The search is done by NICS (National Instsnt Criminal Search). Waiting periods were for hotheads to cool down, and to give them enough time to research. With the wonderful internet, they can do it instantly. All the check does is check to see if you can legally own the gun. ( Long gun, Handgun, or other ). The serial number from the gun isn't even on the paperwork yet. Once ok, then the rest of the info is recorded. The paperwork is then stored in the store vault, and after so many hours, the info from the nics call is gone. All they keep is the NTN number. Say, later you are found to be illegal, they go to all the forms with your number, go to the stores for addresses, and then come to find you (and more important, the gun). I won't go into the 21 age thing, cause of different opinions. The other hitch is you can buy a long gun anywhere, but a handgun has to be your state of residence.

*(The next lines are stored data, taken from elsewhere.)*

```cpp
template <typename T, int TH, int TW, int BN, int KS, bool DMA, bool BX = false>
__global__ __launch_bounds__(256) void conv_fast_kernel(const FastArgs p) {
  constexpr int V = Chunk<T>::N;
  constexpr int CK = 8 * V;
  constexpr int CKS = 4 * KS * V;
  constexpr int RB = 64 * KS;
  constexpr int SH = KS + 1;
  constexpr int CH = 4 * KS;
  constexpr int TWT = TW / 16, NPT = TH * TWT, NT_PIX = NPT / 4, NT_CO = BN / 16;
  constexpr bool PF = (TH * TW <= 64);
  constexpr int HPF = (DMA && KS == 1) ? 6 : 5;
  static_assert(NPT % 4 == 0 && NT_PIX >= 1, "every wave needs at least one 16-pixel MFMA tile");
  extern __shared__ __attribute__((aligned(16))) unsigned char smem[];

  const int tid = threadIdx.x, lane = tid & 63, wave = tid >> 6;
  const int l15 = lane & 15, lg = lane >> 4;
  const int s = p.stride, d = p.dil;
  const int tiles_w = p.tiles_w;
  const int ty = fast_div(blockIdx.x, tiles_w, p.magic_tw);
  const int oh0 = ty * TH, ow0 = (blockIdx.x - ty * tiles_w) * TW;
  const int n0 = blockIdx.y * BN;
  const int b = p.Do == 1 ? (int)blockIdx.z : (int)blockIdx.z / p.Do, dz = blockIdx.z - b * p.Do;
  const int grp = b < p.bpg ? 0 : b / p.bpg;
  const int IH = (TH - 1) * s + (p.kh - 1) * d + 1, IW = (TW - 1) * s + (p.kw - 1) * d + 1;
  const int IWp = (IW + 7) & ~7;
  const int ih0 = oh0 * s - p.pad_t, iw0 = ow0 * s - p.pad_l;
  const int Tn = p.kh * p.kw;
  const int nq = KS == 2 ? (p.Cin + CK - 1) / CK : 1;
  const int nqq = p.kd * nq;
  const int halo_bytes = ((IH * IWp + (256 >> SH) - 1) & ~((256 >> SH) - 1)) * RB;
  const int wbuf_bytes = ((p.tg * BN + (256 >> SH) - 1) & ~((256 >> SH) - 1)) * RB;
  unsigned char* const halo0 = smem;
  unsigned char* const wl0 = smem + halo_bytes * ((PF && nqq > 1) ? 2 : 1);

  f32x4 acc[NT_CO][NT_PIX];
#pragma unroll
  for (int mi = 0; mi < NT_CO; ++mi)
#pragma unroll
    for (int ni = 0; ni < NT_PIX; ++ni) acc[mi][ni] = f32x4{0.f, 0.f, 0.f, 0.f};

  const T* const xb0 = (const T*)p.x + (long)b * p.D * p.H * p.W * p.ldx;
  const T* const wpk = (const T*)p.wp;
  const int ntg = p.ntg;

  const int pt0 = wave * NT_PIX;
  const int prow0 = ((pt0 / TWT) * s) * IWp + ((pt0 % TWT) * 16 + l15) * s;
  int pdelta[NT_PIX];
#pragma unroll
  for (int ni = 0; ni < NT_PIX; ++ni) {
    const int pt = pt0 + ni;
    pdelta[ni] = (((pt / TWT) - (pt0 / TWT)) * s * IWp + ((pt % TWT) - (pt0 % TWT)) * 16 * s) * RB;
  }
  const int lg4 = lg << 4;
  const int a_base = LdsRow<KS>::off(l15, lg);

  constexpr int RPR = 256 >> SH;
  const int rsub = tid >> SH;
  const int c_l = (tid & (CH - 1)) ^ (KS == 2 ? (rsub & 6) : ((rsub >> 1) & 2));
  const int tid16 = tid * 16;
  const unsigned wave_lds = __builtin_amdgcn_readfirstlane(lds_addr(smem) + wave * 1024);
  const unsigned magic_iwp = p.magic_iwp;
  constexpr bool dma = DMA;
  float* const ptab_sc = reinterpret_cast<float*>(smem + (DMA ? 0 : p.pin_off));
  float* const ptab_sh = ptab_sc + (DMA ? 0 : p.pin_cs);
  const bool has_pro = p.in_scale != nullptr || (!DMA && p.pin_stats != nullptr);
  const int h_rows = IH * IWp;
  const int h_rounds = (h_rows + RPR - 1) / RPR;
  int h_src[HPF];
  if constexpr (PF) {
#pragma unroll
    for (int j = 0; j < HPF; ++j) {
      const int row = rsub + j * RPR;
      const int ih = fast_div(row, IWp, magic_iwp), iw = row - ih * IWp;
      const int gh = ih0 + ih, gw = iw0 + iw;
      h_src[j] = (row < h_rows && iw < IW && gh >= 0 && gh < p.H && gw >= 0 && gw < p.W) ? (gh * p.W + gw) * p.ldx + c_l * V : -1;
    }
  }
  const int mvalid = min(BN, p.Mpad - n0);

  u32x4 rh[HPF];
  const bool flat = p.kd == 1;
  auto chunk_of = [&](int qq) { return flat ? qq : qq % nq; };
  auto slice_of = [&](int qq) { return flat ? dz * p.sd - p.pad_d : dz * p.sd + qq / nq - p.pad_d; };

  auto mask_tail = [&](u32x4 raw, int ch0) -> u32x4 {
    const int nv = p.Cin - ch0;
    if (nv < V) {
      float f[V];
      Chunk<T>::unpack(raw, f);
#pragma unroll
      for (int e = 0; e < V; ++e) f[e] = e < nv ? f[e] : 0.f;
      raw = Chunk<T>::pack(f);
    }
    return raw;
  };
  float psc[V], psf[V];
  auto prologue_load = [&](int ch0) {
    if (ch0 < p.Cin) {
      if constexpr (!DMA) {
        if (p.pin_stats) {
#pragma unroll
          for (int e = 0; e < V; ++e) { psc[e] = ptab_sc[ch0 + e]; psf[e] = ptab_sh[ch0 + e]; }
          return;
// ... 28 lines not shown
#pragma unroll
    for (int j = 0; j < HPF; ++j) {
      if (j < h_rounds) {
        const T* src = (ok && h_src[j] >= 0) ? xb + h_src[j] : (const T*)sdhip_zero16;
        if constexpr (dma) glds16(src, (unsigned)(dst - smem) + j * 4096 + wave_lds);
        else rh[j] = *reinterpret_cast<const u32x4*>(src);
      }
    }
  };
  auto halo_commit = [&](int qq, unsigned char* dst) {
    const int ch0 = chunk_of(qq) * CKS + c_l * V;
    const int din = slice_of(qq);
    const bool ok = din >= 0 && din < p.D && ch0 < p.Cin;
    if (has_pro) prologue_load(ch0);
#pragma unroll
    for (int j = 0; j < HPF; ++j) {
      if (j < h_rounds) {
        u32x4 raw = rh[j];
        if (ok && h_src[j] >= 0) {
          if (p.tail) raw = mask_tail(raw, ch0);
          if (has_pro) raw = prologue(raw);
        }
        *reinterpret_cast<u32x4*>(dst + j * 4096 + tid16) = raw;
      }
    }
  };
  auto halo_sync_stage = [&](int qq, unsigned char* dst) {
    const int ch0 = chunk_of(qq) * CKS + c_l * V;
    const int din = slice_of(qq);
    const bool ok = din >= 0 && din < p.D && ch0 < p.Cin;
    const T* xb = xb0 + (long)din * p.H * p.W * p.ldx + ch0;
    auto src_of = [&](int j) -> const T* {
      const int row = rsub + j * RPR;
      const int ih = fast_div(row, IWp, magic_iwp), iw = row - ih * IWp;
      const int gh = ih0 + ih, gw = iw0 + iw;
      const bool in = ok && iw < IW && gh >= 0 && gh < p.H && gw >= 0 && gw < p.W;
      return in ? xb + (gh * p.W + gw) * p.ldx : (const T*)sdhip_zero16;
    };
    if constexpr (dma) {
      for (int j = 0; j < h_rounds; ++j) glds16(src_of(j), (unsigned)(dst - smem) + j * 4096 + wave_lds);
    } else {
      if (has_pro) prologue_load(ch0);
      for (int j0 = 0; j0 < h_rounds; j0 += 4) {
        u32x4 raw[4];
        bool in[4];
#pragma unroll
        for (int j = 0; j < 4; ++j) {
          if (j0 + j < h_rounds) {
            const T* src = src_of(j0 + j);
            in[j] = src != (const T*)sdhip_zero16;
            raw[j] = *reinterpret_cast<const u32x4*>(src);
          }
        }
#pragma unroll
        for (int j = 0; j < 4; ++j) {
          if (j0 + j < h_rounds) {
            if (in[j] && p.tail) raw[j] = mask_tail(raw[j], ch0);
            if (in[j] && has_pro) raw[j] = prologue(raw[j]);
            *reinterpret_cast<u32x4*>(dst + (j0 + j) * 4096 + tid16) = raw[j];
          }
        }
      }
    }
  };
  constexpr int RPT = BN >= RPR ? BN / RPR : 1;
  constexpr int TPR = BN >= RPR ? 1 : RPR / BN;
  auto w_issue = [&](int qq, int t0, unsigned char* dst) {
    const int nt = min(p.tg, Tn - t0);
    const T* base = wpk + ((long)(qq * Tn + t0) * p.Mpad + n0) * CK + c_l * V;
    unsigned lds = (unsigned)(dst - smem) + wave_lds;
    if constexpr (BN >= RPR) {
      for (int tl = 0; tl < nt; ++tl) {
#pragma unroll
        for (int r = 0; r < RPT; ++r) {
          const int m = min(r * RPR + rsub, mvalid - 1);
          glds16(base + (tl * p.Mpad + m) * CK, lds);
          lds += 4096;
        }
      }
    } else {
      const int m = min(rsub % BN, mvalid - 1);
      for (int t = 0; t < nt; t += TPR) {
        const int tl = min(t + rsub / BN, nt - 1);
        glds16(base + (tl * p.Mpad + m) * CK, lds);
        lds += 4096;
      }
    }
  };

  int kwi = 0, tap_off = 0;
  const int tap_row_step = d * IWp - p.kw * d;
  auto compute = [&](int t0, const unsigned char* halo, const unsigned char* wl) {
    const int nt = min(p.tg, Tn - t0);
    const int n = nt * KS;
    u32x4 af[2][NT_CO], bf[2][NT_PIX];
    int b_addr = 0, a_addr = 0;
    auto next_tap = [&](int tl) {
      const int row = prow0 + tap_off;
      if constexpr (KS == 2) b_addr = row * RB + (lg4 ^ ((row & 6) << 4));
      else b_addr = row * RB + (lg4 ^ (((row >> 1) & 2) << 4));
      a_addr = a_base + tl * (BN * RB);
      tap_off += d;
      if (++kwi == p.kw) { kwi = 0; tap_off += tap_row_step; }
    };
    auto load = [&](int set, int ks) {
      const unsigned char* ab = wl + (a_addr ^ (ks << 6));
      const unsigned char* bb = halo + (b_addr ^ (ks << 6));
#pragma unroll
      for (int mi = 0; mi < NT_CO; ++mi) af[set][mi] = *reinterpret_cast<const u32x4*>(ab + mi * (16 * RB));
#pragma unroll
      for (int ni = 0; ni < NT_PIX; ++ni) bf[set][ni] = *reinterpret_cast<const u32x4*>(bb + pdelta[ni]);
    };
    auto mma = [&](int set) {
#pragma unroll
      for (int mi = 0; mi < NT_CO; ++mi)
#pragma unroll
        for (int ni = 0; ni < NT_PIX; ++ni) Mma<T>::run(acc[mi][ni], af[set][mi], bf[set][ni]);
    };
    if constexpr (KS == 2) {
      next_tap(0);
      load(0, 0);
      for (int tl = 0; tl < nt; ++tl) {
        load(1, 1);
        mma(0);
        if (tl + 1 < nt) { next_tap(tl + 1); load(0, 0); }
        mma(1);
      }
    } else {
      next_tap(0);
      load(0, 0);
      for (int u = 0; u < n; u += 2) {
        if (u + 1 < n) { next_tap(u + 1); load(1, 0); }
        mma(0);
        if (u + 2 < n) { next_tap(u + 2); load(0, 0); }
        if (u + 1 < n) mma(1);
      }
    }
  };

  w_issue(0, 0, wl0);
  if constexpr (PF) halo_issue(0, halo0);
  if constexpr (!DMA) {
    if (p.pin_stats) {
      const int G = p.pin_groups;
      auto sums_of = [&](int g, int c, double& a1, double& a2) {
        a1 = 0.; a2 = 0.;
        const int cp = c - p.pend_c0;
        if (cp >= 0 && cp < p.pend_n) {
          for (int r = 0; r < p.pend_nrep; ++r) {
            const double* Sr = p.pend_stats + (long)r * G * 2 * p.pend_ld;
            a1 += Sr[((long)g * 2 + 0) * p.pend_ld + cp];
            a2 += Sr[((long)g * 2 + 1) * p.pend_ld + cp];
          }
        } else {
          for (int r = 0; r < p.pin_nrep; ++r) {
            const double* Sr = p.pin_stats + (long)r * G * 2 * p.pin_ld;
            a1 += Sr[((long)g * 2 + 0) * p.pin_ld + c];
            a2 += Sr[((long)g * 2 + 1) * p.pin_ld + c];
          }
        }
      };
      for (int c = tid; c < p.Cin; c += 256) {
        double a1, a2;
        sums_of(grp, c, a1, a2);
        const double mu = a1 / p.pin_count;
        double var = a2 / p.pin_count - mu * mu;
// ... 11 lines not shown
          for (int g = 0; g < G; ++g) {
            double a1, a2;
            sums_of(g, c, a1, a2);
            if (pend) {
              p.pin_fold[((long)g * 2 + 0) * p.pin_ld + c] = a1;
              p.pin_fold[((long)g * 2 + 1) * p.pin_ld + c] = a2;
            }
            const double mu = a1 / p.pin_count;
            double var = a2 / p.pin_count - mu * mu;
            if (var < 0.) var = 0.;
            const float inv = (float)(1.0 / sqrt(var + (double)p.pin_eps));
            const float scv = gm * inv;
            p.pin_scale[g * p.Cin + c] = scv;
            p.pin_shift[g * p.Cin + c] = (float)((double)bt - mu * (double)scv);
            p.pin_mean[g * p.Cin + c] = (float)mu;
            p.pin_invstd[g * p.Cin + c] = inv;
            const double unb = p.pin_count > 1. ? var * p.pin_count / (p.pin_count - 1.) : var;
            rm = (1.f - p.pin_momentum) * rm + p.pin_momentum * (float)mu;
            rv = (1.f - p.pin_momentum) * rv + p.pin_momentum * (float)unb;
          }
          if (p.pin_rmean) { p.pin_rmean[c] = rm; p.pin_rvar[c] = rv; }
        }
      }
      __syncthreads();
    }
  }
  if constexpr (!PF) halo_sync_stage(0, halo0);
  int q = 0, tgi = 0;
  const int S = nqq * ntg;
  for (int st = 0; st < S; ++st) {
    const int t0 = tgi * p.tg;
    unsigned char* halo = halo0 + ((PF && (q & 1)) ? halo_bytes : 0);
    unsigned char* wl = wl0 + (st & 1) * wbuf_bytes;
    if constexpr (PF && !dma) { if (tgi == 0) halo_commit(q, halo); }
    asm volatile("s_waitcnt vmcnt(0)" ::: "memory");
    __syncthreads();
    int qn = q, tgn = tgi + 1;
    if (tgn == ntg) { tgn = 0; ++qn; }
    const bool more = st + 1 < S;
    if (more) {
      if (PF && tgn == 0) halo_issue(qn, halo0 + ((qn & 1) ? halo_bytes : 0));
      w_issue(qn, tgn * p.tg, wl0 + ((st + 1) & 1) * wbuf_bytes);
    }
    compute(t0, halo, wl);
    if (!PF && more && tgn == 0) {
      asm volatile("s_waitcnt vmcnt(0)" ::: "memory");
      __syncthreads();
      halo_sync_stage(qn, halo0);
    }
    if (tgn == 0) { kwi = 0; tap_off = 0; }
    q = qn; tgi = tgn;
  }
// ... 180 lines not shown
        if (l15 == 0) {
          const int m = mi * 16 + 4 * lg + r;
          red[(wave * 2 + 0) * BN + m] = a;
          red[(wave * 2 + 1) * BN + m] = c2;
        }
      }
    }
    __syncthreads();
    if (tid < 2 * BN) {
      const int which = tid / BN, m = tid - which * BN;
      if (n0 + m < p.Cout) {
        const float tot = red[(0 * 2 + which) * BN + m] + red[(1 * 2 + which) * BN + m] +
                          red[(2 * 2 + which) * BN + m] + red[(3 * 2 + which) * BN + m];
        const long rep = (blockIdx.x + blockIdx.z) % p.nrep;
        if (BX && p.bx_mode == 1)
          atomicAdd(reinterpret_cast<float*>(p.stats) + (((long)which * p.nrep + rep) * p.bx_groups + grp) * p.Cout + n0 + m, tot);
        else
          atomicAdd(p.stats + rep * p.rep_stride + ((long)grp * 2 + which) * p.stats_ld + n0 + m, (double)tot);
      }
    }
  }
}

template <typename T, int TH, int TW, int BN, int KS, bool DMA, bool BX = false>
int launch_fast(const FastArgs& a, size_t lds, hipStream_t s) {
  auto kern = conv_fast_kernel<T, TH, TW, BN, KS, DMA, BX>;
  static bool attr_set = false;
  if (lds > 64 * 1024 && !attr_set) {
    if (hipFuncSetAttribute((const void*)kern, hipFuncAttributeMaxDynamicSharedMemorySize, 160 * 1024) != hipSuccess)
      SDHIP_FAIL(SDHIP_ERR_LAUNCH, "conv_fast: cannot raise dynamic LDS limit");
    attr_set = true;
  }
  dim3 grid(sdhip_cdiv(a.Ho, TH) * sdhip_cdiv(a.Wo, TW), sdhip_cdiv(a.Mpad, BN), a.B * a.Do);
  hipLaunchKernelGGL(kern, grid, dim3(256), lds, s, a);
  SDHIP_LAUNCH_CHECK();
  return SDHIP_OK;
}

template <typename T, int TH, int TW, int KS, bool DMA>
int launch_fast_bn(const FastArgs& a, int bn, size_t lds, hipStream_t s) {
  switch (bn) {
    case 16: return launch_fast<T, TH, TW, 16, KS, DMA>(a, lds, s);
    case 32: return launch_fast<T, TH, TW, 32, KS, DMA>(a, lds, s);
    case 64: return launch_fast<T, TH, TW, 64, KS, DMA>(a, lds, s);
    default: return launch_fast<T, TH, TW, 128, KS, DMA>(a, lds, s);
  }
}

template <typename T, bool DMA>
int launch_fast_tile(const FastArgs& a, bool big, int ks, int bn, size_t lds, hipStream_t s) {
  if (big) return ks == 2 ? launch_fast_bn<T, 8, 32, 2, DMA>(a, bn, lds, s) : launch_fast_bn<T, 8, 32, 1, DMA>(a, bn, lds, s);
  return ks == 2 ? launch_fast_bn<T, 4, 16, 2, DMA>(a, bn, lds, s) : launch_fast_bn<T, 4, 16, 1, DMA>(a, bn, lds, s);
}

template <int TH, int TW, int KS>
int launch_fast_bx_bn(const FastArgs& a, int bn, size_t lds, hipStream_t s) {
  switch (bn) {
    case 16: return launch_fast<bf16_t, TH, TW, 16, KS, true, true>(a, lds, s);
    case 32: return launch_fast<bf16_t, TH, TW, 32, KS, true, true>(a, lds, s);
    case 64: return launch_fast<bf16_t, TH, TW, 64, KS, true, true>(a, lds, s);
    default: return launch_fast<bf16_t, TH, TW, 128, KS, true, true>(a, lds, s);
  }
}

template <typename T>
int launch_fast_any(const FastArgs& a, bool big, int ks, int bn, size_t lds, hipStream_t s) {
  if (a.bx) {
    if (!a.dma || sizeof(T) != 2) SDHIP_FAIL(SDHIP_ERR_UNSUPPORTED, "conv2d_fwd_bnbwd: bf16 without an input prologue / channel tail only");
    if (big) return ks == 2 ? launch_fast_bx_bn<8, 32, 2>(a, bn, lds, s) : launch_fast_bx_bn<8, 32, 1>(a, bn, lds, s);
    return ks == 2 ? launch_fast_bx_bn<4, 16, 2>(a, bn, lds, s) : launch_fast_bx_bn<4, 16, 1>(a, bn, lds, s);
  }
  return a.dma ? launch_fast_tile<T, true>(a, big, ks, bn, lds, s) : launch_fast_tile<T, false>(a, big, ks, bn, lds, s);
}

}
```

### pmt_learning_for_semantic_segmentation_and_disparity_amd/csrc/conv_fwd.hip

```cpp
#include "conv_common.h"
#include "conv_fast.h"
#include "conv_band.h"
#include "conv_gemm.h"
#include "conv_thin.h"

namespace {

struct FwdArgs {
  const void* x; const void* wp; void* y;
  const float* bias; const float* in_scale; const float* in_shift; double* stats;
  ConvGeom g;
  int Cin, ldx, Cout, Mpad, ldy;
  int in_relu, groups, act, accumulate;
  int tg, vec_in, vec_out, stats_ld, nrep, pf_halo, sh, per_tap;
  long rep_stride;
};
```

If out of state, it has to be shipped to an FFL in your state and you must pickup, and do the paperwork there.


----------



## kraven (Jan 25, 2006)

You don't have to wonder or guess or take advice from the internet.
The State statutes in Virginia are easily found online as are the Federal laws that would govern this exchange. Or, go give an attorney an hour's worth of fee and have he or she explain it to you.


----------



## GSLAM95 (Oct 31, 2004)

Hoyt Hunter said:


> *Put up the title so the people that fuss about guns on here dont have to read so leave now if you still had to click
> 
> Sorry for rant now*
> 
> ...


Your "rant" as you called it is the reason for my making this post. I have firearms as well as others do here but this is the bowhuntinig section.

If threads like this are allowed in the bowhunting section then it becomes less of a bowhunting section daily!
I love my guns as much or more as anyone else but this section is for the bow and arrow weapons... :cheers:


----------



## Hoyt Hunter (Jan 24, 2006)

Ok to take up for myself, I put this in the bowhunting section simply because I looked for a gun section in the Great Outdoors and everywhere else on this site. Maybe I just didnt see it, but I looked. I know its archerytalk, but I mean its a open forum with lots of info

Ok well thanks for the explainations. I believe we have some goofy laws on the book, and I always wondered how that worked when you bought one.


----------



## Spotshooter2 (Oct 23, 2003)

> Your "rant" as you called it is the reason for my making this post. I have firearms as well as others do here but this is the bowhuntinig section.
> 
> If threads like this are allowed in the bowhunting section then it becomes less of a bowhunting section daily!


 Actually this is called the Legislation and Hunting rights forum not Legislastion and BOWhunting rights forum


----------